PROBLEM TO WORK ON – Once every line below has been checked for "class", give only the number of lines that have it.

(GIVEN INFORMATION begins)

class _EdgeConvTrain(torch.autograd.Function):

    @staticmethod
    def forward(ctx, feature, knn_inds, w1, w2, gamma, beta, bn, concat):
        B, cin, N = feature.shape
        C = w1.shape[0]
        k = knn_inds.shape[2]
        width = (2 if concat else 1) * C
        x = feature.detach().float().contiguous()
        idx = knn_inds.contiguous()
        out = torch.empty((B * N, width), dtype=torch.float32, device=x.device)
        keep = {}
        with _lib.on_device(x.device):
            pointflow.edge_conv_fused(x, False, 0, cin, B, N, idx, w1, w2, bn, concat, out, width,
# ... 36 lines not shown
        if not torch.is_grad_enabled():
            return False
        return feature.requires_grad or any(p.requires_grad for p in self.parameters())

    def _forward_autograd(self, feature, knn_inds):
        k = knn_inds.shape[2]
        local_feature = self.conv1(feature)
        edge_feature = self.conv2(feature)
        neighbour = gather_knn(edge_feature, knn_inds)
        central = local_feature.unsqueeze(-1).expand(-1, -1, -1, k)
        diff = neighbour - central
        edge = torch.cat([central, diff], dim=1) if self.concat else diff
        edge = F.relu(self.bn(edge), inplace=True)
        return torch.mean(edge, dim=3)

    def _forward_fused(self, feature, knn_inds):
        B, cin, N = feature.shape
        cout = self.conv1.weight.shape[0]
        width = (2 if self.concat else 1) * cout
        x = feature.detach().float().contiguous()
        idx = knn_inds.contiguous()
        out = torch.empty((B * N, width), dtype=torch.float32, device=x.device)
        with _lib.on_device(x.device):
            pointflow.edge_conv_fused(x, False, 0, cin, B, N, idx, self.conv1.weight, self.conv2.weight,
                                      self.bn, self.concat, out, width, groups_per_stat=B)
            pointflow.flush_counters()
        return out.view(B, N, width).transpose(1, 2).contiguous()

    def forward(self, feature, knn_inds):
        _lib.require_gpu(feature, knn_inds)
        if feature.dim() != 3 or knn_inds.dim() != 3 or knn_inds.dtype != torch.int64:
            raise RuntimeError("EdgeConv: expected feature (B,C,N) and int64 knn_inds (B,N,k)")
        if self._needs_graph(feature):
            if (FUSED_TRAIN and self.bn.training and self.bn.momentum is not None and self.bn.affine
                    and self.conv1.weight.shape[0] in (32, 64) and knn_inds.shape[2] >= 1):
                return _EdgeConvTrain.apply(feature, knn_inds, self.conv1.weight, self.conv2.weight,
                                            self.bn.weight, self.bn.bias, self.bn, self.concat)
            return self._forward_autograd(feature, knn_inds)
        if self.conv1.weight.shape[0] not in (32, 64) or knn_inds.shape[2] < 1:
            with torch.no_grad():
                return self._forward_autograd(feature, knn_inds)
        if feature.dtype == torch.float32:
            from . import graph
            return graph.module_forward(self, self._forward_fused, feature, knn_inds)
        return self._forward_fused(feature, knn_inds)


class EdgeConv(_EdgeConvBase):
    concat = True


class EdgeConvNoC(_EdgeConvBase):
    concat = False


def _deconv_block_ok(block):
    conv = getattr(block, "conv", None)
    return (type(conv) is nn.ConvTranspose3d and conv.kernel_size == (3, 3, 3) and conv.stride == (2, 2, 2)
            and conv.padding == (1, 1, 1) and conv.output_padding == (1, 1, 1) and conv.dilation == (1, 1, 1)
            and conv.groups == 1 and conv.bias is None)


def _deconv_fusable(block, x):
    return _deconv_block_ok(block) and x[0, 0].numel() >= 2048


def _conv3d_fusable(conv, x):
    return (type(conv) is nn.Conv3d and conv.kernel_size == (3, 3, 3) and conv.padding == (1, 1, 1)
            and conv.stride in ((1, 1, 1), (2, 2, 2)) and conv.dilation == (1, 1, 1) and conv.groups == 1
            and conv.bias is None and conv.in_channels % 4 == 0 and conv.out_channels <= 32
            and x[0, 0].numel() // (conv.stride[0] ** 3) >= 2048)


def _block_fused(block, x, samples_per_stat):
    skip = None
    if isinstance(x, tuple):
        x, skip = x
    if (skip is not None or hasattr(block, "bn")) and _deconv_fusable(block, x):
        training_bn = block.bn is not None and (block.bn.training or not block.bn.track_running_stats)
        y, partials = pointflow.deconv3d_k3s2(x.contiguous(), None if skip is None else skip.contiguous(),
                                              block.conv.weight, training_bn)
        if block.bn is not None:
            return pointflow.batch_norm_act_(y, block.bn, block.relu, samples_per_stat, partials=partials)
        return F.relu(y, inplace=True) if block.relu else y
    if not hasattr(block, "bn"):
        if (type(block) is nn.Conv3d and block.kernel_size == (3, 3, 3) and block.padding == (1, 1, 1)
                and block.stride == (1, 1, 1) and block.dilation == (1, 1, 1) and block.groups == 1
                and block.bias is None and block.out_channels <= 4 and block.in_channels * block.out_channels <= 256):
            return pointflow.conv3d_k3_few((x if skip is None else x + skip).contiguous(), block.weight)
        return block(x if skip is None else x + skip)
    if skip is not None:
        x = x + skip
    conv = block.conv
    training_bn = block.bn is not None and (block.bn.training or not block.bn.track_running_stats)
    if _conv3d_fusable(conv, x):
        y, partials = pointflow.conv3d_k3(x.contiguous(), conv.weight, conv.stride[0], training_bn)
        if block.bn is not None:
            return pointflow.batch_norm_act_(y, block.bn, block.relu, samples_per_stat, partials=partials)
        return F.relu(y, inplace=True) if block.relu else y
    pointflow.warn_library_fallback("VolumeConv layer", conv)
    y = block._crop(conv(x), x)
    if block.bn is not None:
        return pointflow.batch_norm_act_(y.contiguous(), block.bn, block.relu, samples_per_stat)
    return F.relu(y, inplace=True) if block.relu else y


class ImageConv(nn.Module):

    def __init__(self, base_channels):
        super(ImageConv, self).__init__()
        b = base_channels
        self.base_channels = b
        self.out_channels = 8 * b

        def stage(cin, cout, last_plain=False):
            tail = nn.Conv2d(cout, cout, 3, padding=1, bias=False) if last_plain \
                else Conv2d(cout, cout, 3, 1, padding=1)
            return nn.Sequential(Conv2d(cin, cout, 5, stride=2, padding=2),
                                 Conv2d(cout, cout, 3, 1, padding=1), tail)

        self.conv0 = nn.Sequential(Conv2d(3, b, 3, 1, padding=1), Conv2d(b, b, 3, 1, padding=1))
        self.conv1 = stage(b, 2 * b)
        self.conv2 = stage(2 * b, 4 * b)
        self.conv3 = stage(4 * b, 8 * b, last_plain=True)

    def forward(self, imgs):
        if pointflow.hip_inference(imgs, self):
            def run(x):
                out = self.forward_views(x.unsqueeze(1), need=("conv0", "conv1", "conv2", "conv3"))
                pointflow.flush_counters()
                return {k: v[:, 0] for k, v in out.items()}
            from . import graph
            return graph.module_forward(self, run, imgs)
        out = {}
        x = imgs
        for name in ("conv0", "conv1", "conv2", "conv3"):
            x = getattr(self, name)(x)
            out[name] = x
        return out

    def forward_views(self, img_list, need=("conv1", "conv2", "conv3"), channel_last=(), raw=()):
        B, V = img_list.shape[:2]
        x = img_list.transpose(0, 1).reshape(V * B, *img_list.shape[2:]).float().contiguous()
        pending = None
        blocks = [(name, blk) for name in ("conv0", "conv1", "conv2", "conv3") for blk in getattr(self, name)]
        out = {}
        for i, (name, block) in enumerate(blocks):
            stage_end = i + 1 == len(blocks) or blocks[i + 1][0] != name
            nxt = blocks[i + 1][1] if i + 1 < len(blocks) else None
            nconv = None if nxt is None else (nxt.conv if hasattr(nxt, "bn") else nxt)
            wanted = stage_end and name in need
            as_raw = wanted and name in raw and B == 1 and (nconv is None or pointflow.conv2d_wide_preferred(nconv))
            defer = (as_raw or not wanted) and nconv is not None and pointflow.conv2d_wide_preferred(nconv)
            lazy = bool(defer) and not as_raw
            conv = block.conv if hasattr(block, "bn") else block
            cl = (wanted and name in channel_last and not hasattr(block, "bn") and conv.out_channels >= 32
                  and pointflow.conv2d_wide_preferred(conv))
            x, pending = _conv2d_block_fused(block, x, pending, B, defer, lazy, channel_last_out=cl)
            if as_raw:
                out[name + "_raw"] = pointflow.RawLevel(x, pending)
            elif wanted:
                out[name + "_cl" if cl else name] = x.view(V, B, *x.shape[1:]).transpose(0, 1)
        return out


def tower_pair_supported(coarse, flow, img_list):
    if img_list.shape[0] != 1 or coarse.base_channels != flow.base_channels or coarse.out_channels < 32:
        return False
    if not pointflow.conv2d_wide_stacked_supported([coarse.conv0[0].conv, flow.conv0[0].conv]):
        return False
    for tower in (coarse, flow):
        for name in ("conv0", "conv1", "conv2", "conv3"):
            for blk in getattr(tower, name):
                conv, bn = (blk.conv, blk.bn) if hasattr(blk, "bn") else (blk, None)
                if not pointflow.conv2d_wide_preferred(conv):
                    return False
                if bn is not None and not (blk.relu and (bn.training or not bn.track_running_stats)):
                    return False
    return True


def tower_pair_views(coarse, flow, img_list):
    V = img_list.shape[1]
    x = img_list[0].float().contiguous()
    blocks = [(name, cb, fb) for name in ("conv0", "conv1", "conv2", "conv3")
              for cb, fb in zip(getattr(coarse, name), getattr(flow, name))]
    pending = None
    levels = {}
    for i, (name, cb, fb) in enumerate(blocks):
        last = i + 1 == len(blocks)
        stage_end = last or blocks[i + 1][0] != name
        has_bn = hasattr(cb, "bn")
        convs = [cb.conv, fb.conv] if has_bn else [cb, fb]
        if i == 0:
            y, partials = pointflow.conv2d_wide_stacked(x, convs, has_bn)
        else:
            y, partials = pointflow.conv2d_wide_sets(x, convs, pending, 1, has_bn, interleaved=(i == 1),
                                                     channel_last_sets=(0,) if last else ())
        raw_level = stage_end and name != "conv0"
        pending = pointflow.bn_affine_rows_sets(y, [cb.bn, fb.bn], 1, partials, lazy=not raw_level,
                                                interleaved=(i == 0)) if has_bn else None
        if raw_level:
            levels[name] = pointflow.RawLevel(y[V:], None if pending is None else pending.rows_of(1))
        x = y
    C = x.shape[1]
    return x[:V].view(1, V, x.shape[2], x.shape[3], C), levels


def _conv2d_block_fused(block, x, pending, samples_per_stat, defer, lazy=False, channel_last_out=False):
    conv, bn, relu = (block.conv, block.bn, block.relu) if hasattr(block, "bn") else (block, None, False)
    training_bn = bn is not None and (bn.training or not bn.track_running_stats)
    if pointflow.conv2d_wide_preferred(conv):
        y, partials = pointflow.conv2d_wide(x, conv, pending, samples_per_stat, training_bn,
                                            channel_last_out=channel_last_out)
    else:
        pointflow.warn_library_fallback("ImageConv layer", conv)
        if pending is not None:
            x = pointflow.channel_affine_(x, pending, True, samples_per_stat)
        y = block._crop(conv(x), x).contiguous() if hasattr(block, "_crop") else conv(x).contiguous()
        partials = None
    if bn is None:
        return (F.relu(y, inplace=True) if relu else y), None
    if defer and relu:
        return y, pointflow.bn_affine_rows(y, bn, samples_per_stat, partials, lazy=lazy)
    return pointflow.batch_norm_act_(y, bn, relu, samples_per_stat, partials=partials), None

(GIVEN INFORMATION ends)

ANSWER SPACE – 4